I don't really like rappers who go that far back because, frankly, I think rappers have gotten better as time has gone on. Rakim might be held up as a great rapper for his innovations, but I truly believe that his innovations have been assimilated and improved on by other people. He might extend and shorten his lines in unexpected ways poetically and musically, but he was never able to put them into structures that fit as well together as those of Notorious B.I.G., like on "Hypnotize." Kool G Rap might have long, complex, multisyllabic rhymes, but I wasn't sure if he ever combined production genius with a completely novel, complex rhyme scheme like Eminem did on "Lose Yourself."

However, I really enjoyed this Kool G Rap song, which, like I said, was unexpected. On this song, though, I wasn't looking for his rhymes, which is generally the last thing I pick up on a song, but the rhythms of his words. What I enjoyed so much about his musical rhythms on this song was the one, small, but very unique/characteristic idea he kept repeating. It was honestly music to my ears — pun intended — when he started repeating the idea that he first mentions around 0:11, on the words "front of my." The important aspects of this idea are that it's 3-notes long, and faster than his other rhythms, and are triplets (which is a technical, musical term, so I won't go into it.) This 3-note and fast rhythm, which I'll call rhythm 1 just for simplicity's sake, stands out from his other rhythms, which are generally slower.

Now, let me walk you through how I heard this song. I heard this rhythm 1 idea once, and it stuck out because it was so unique from the other rhythms he was rapping. When he repeated it around 0:14, on "raggedy," I knew that something was going on. However, it was up to Kool G Rap to get the most out of this idea. At 0:15, he does rhythm 1 again, on "kickin a." Again, everything I'm quoting has 3 notes/syllables (they're the same thing,) and they're all fast rhythms.

Having mentioned rhythm 1 three times already, I was dying, dying, dying for him to mention it throughout the rest of the song. But from 0:17 to 0:34, he doesn't at all. That might not sound like a long time, but in music that's 7 bars, which is a long time in terms of musical time. At this point, I was incredibly disappointed, and thought I'd be able to dismiss KGR as just another good-but-not-great rapper. However, when he brought rhythm 1 back at around 0:35, on "thinking a-", my heart leapt for joy. He even does it again, right after, on "gotta get". I now knew this was a rapper to be reckoned with.

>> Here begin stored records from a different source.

template <int RA, int CB>
__device__ __forceinline__ void tn_split_tile(const float* __restrict__ Af, int a_ncb, const float* __restrict__ Bf, int b_ncb, int g_begin, int g_end,
                                              float* __restrict__ out, int out_ld, float* lds) {
  constexpr int SG = 4;
  const int tid = threadIdx.x, lane = tid & 63, wave = __builtin_amdgcn_readfirstlane(tid >> 6);
  const int per = (max(g_end - g_begin, 0) + 3) >> 2;
  const int gb = min(g_begin + wave * per, g_end), ge = min(gb + per, g_end);
  const int64_t a_gs = (int64_t)a_ncb * 256, b_gs = (int64_t)b_ncb * 256;
  f32x4 ra[2][SG][RA], rb[2][SG][CB];
  f32x16 acc[RA][CB];
#pragma unroll
  for (int r = 0; r < RA; ++r)
#pragma unroll
    for (int c = 0; c < CB; ++c)
#pragma unroll
      for (int e = 0; e < 16; ++e) acc[r][c][e] = 0.f;
  KP1_TR(12)
  KP1_TR_HW(11)
  if (gb < ge) {
    const int g_last = ge - 1;
#define KP1_TNS_LOAD(set, g0)                                                                           \
  _Pragma("unroll") for (int u = 0; u < SG; ++u) {                                                      \
    const int gg_ = min((g0) + u, g_last);                                                              \
    _Pragma("unroll") for (int r = 0; r < RA; ++r) ra[set][u][r] = load16_sc1(Af, lane * 4 + gg_ * a_gs + r * 256); \
    _Pragma("unroll") for (int c = 0; c < CB; ++c) rb[set][u][c] = load16_sc1(Bf, lane * 4 + gg_ * b_gs + c * 256); \
  }
#define KP1_TNS_MFMA(set, g0)                                                                           \
  _Pragma("unroll") for (int u = 0; u < SG; ++u) {                                                      \
    const float keep_ = (g0) + u < ge ? 1.f : 0.f;                                                      \
    _Pragma("unroll") for (int i = 0; i < 4; ++i)                                                       \
      _Pragma("unroll") for (int r = 0; r < RA; ++r)                                                    \
        _Pragma("unroll") for (int c = 0; c < CB; ++c)                                                  \
          acc[r][c] = __builtin_amdgcn_mfma_f32_32x32x2f32(ra[set][u][r][i] * keep_, rb[set][u][c][i], acc[r][c], 0, 0, 0); \
  }
    KP1_TNS_LOAD(0, gb)
    for (int g = gb; g < ge; g += 2 * SG) {
      KP1_TNS_LOAD(1, g + SG)
      __builtin_amdgcn_sched_barrier(0);
      KP1_TNS_MFMA(0, g)
      __builtin_amdgcn_sched_barrier(0);
      KP1_TNS_LOAD(0, g + 2 * SG)
      __builtin_amdgcn_sched_barrier(0);
      KP1_TNS_MFMA(1, g + SG)
      __builtin_amdgcn_sched_barrier(0);
    }
#undef KP1_TNS_LOAD
#undef KP1_TNS_MFMA
  }
  KP1_TR(13)
  constexpr int TO = 32 * RA, TI = 32 * CB, LDP = TI + 8, Q = TI / 4;
  float* mine = lds + wave * (TO * LDP);
#pragma unroll
  for (int r = 0; r < RA; ++r)
#pragma unroll
    for (int c = 0; c < CB; ++c)
#pragma unroll
      for (int e = 0; e < 16; ++e) {
        const int o = r * 32 + (e & 3) + 8 * (e >> 2) + 4 * (lane >> 5);
        mine[o * LDP + c * 32 + (lane & 31)] = acc[r][c][e];
      }
  __syncthreads();
  KP1_TR(14)
#pragma unroll
  for (int j = 0; j < TO * Q / 256; ++j) {
    const int f = tid + 256 * j, o = f / Q, q = f % Q;
    const float* p0 = lds + o * LDP + 4 * q;
    const f32x4 v = ((*reinterpret_cast<const f32x4*>(p0) + *reinterpret_cast<const f32x4*>(p0 + TO * LDP)) +
                     *reinterpret_cast<const f32x4*>(p0 + 2 * TO * LDP)) + *reinterpret_cast<const f32x4*>(p0 + 3 * TO * LDP);
    store16_sc1(out, (int64_t)o * out_ld + 4 * q, v);
  }
  KP1_TR(15)
}
constexpr int TN_SPLIT_LDS_FLOATS = 4 * 64 * (64 + 8);

__global__ void __launch_bounds__(256, 2) gemm_tn_split_kernel(const TnFragArgs a) {
  extern __shared__ float lds[];
  KP1_CLK(1, 0)
  const int n2 = 32 * a.n_chunks2;
  if ((int)blockIdx.x < n2) {
    const int chunk = blockIdx.x % a.n_chunks2, tile = blockIdx.x / a.n_chunks2;
    const int net = tile >> 4, ot = (tile >> 2) & 3, it = tile & 3;
    const int g0 = chunk * a.cg2, g1 = min(g0 + a.cg2, a.groups);
    float* out = a.slab2 + chunk * a.s2_chunk + net * a.s2_net + (int64_t)(ot * 64) * FU_HP + it * 64;
    tn_split_tile<2, 2>(a.dz2 + net * a.act_stride + (ot * 2) * 256, 8, a.h1 + net * a.act_stride + (it * 2) * 256, 8, g0, g1, out, FU_HP, lds);
  } else {
    const int id = blockIdx.x - n2;
    const int chunk = id % a.n_chunks1, tile = id / a.n_chunks1;
    const int net = tile >> 3, ot = tile & 7;
    const int g0 = chunk * a.cg1, g1 = min(g0 + a.cg1, a.groups);
    const int inp = a.inp;
    float* out = a.slab1 + chunk * a.s1_chunk + net * a.s1_net + (int64_t)(ot * 32) * inp;
    if (inp == 64)
      tn_split_tile<1, 2>(a.dz1 + net * a.act_stride + ot * 256, 8, a.xf, 2, g0, g1, out, 64, lds);
    else
      tn_split_tile<1, 3>(a.dz1 + net * a.act_stride + ot * 256, 8, a.xf, 4, g0, g1, out, 128, lds);
  }
  KP1_CLK(1, 1)
}

struct TnBf16Args {
  const unsigned short* dz2; const unsigned short* h1; const unsigned short* dz1; int64_t plane, net;
  const unsigned short* xf; int64_t plane_x; int inp;
  float* slab2; int64_t s2_net, s2_chunk;
  float* slab1; int64_t s1_net, s1_chunk;
  int frags, cf2, n_chunks2, cf1, n_chunks1;
};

That's because this is clearly a musician who understands how to unify an extended musical structure, a 4-minute long song, in unique ways. His simple repetition of a unique rhythm is a great way to keep the thread of dramatic tension throughout this entire song taught. After 0:36, I'm not paying at all to the words Kool G Rap is saying, but instead listening for that unique rhythm. Every time it comes back, it's a relieving satisfaction of my musical expectations. For instance, he does it again at 0:45 and 0:55. I'll let you track down the rest of the times it occurs, because it's honestly so much fun to do so.

Thanks for passing him along!



Tuesday, April 14, 2015

Rap Music Analysis #3 - Is Nas The Best Technical Rapper Ever...By Far?

 Let’s take a look at another rap music analysis. This time we’ll be looking at Nas’ 2nd (and only verse) on one of his most recent collaborations with Dr. Dre, “Don’t Get Carried Away”  (although I believe the track is on a Busta Rhymes CD.) It contains two of my all-time favorite moments in rap music. To do this, we will use the same techniques that we did in the Game and Eminem analyses to investigate some of the same areas: for instance, where the accents in fall in the bar, and what exactly should be counted as an accent. However, the answers we get this time won’t be as clean and tidy as the ones we got in Eminem and Game. In a way, it’s fortuitous that the Game and Eminem analyses were the first ones that I did. I don’t think I could even begin to have understood Nas’ music without knowing what the Game and Eminem analysis teach me

**A quick note: towards the end of this, things get pretty complicated. But I promise, if you stick with it and work through it all (I explain it in pretty painstaking detail), it will be very, very worth it. And I've included the full sheet music of the verse at the bottom of this post, just scroll down to it if you ever need to clarify something for yourself that I make reference to.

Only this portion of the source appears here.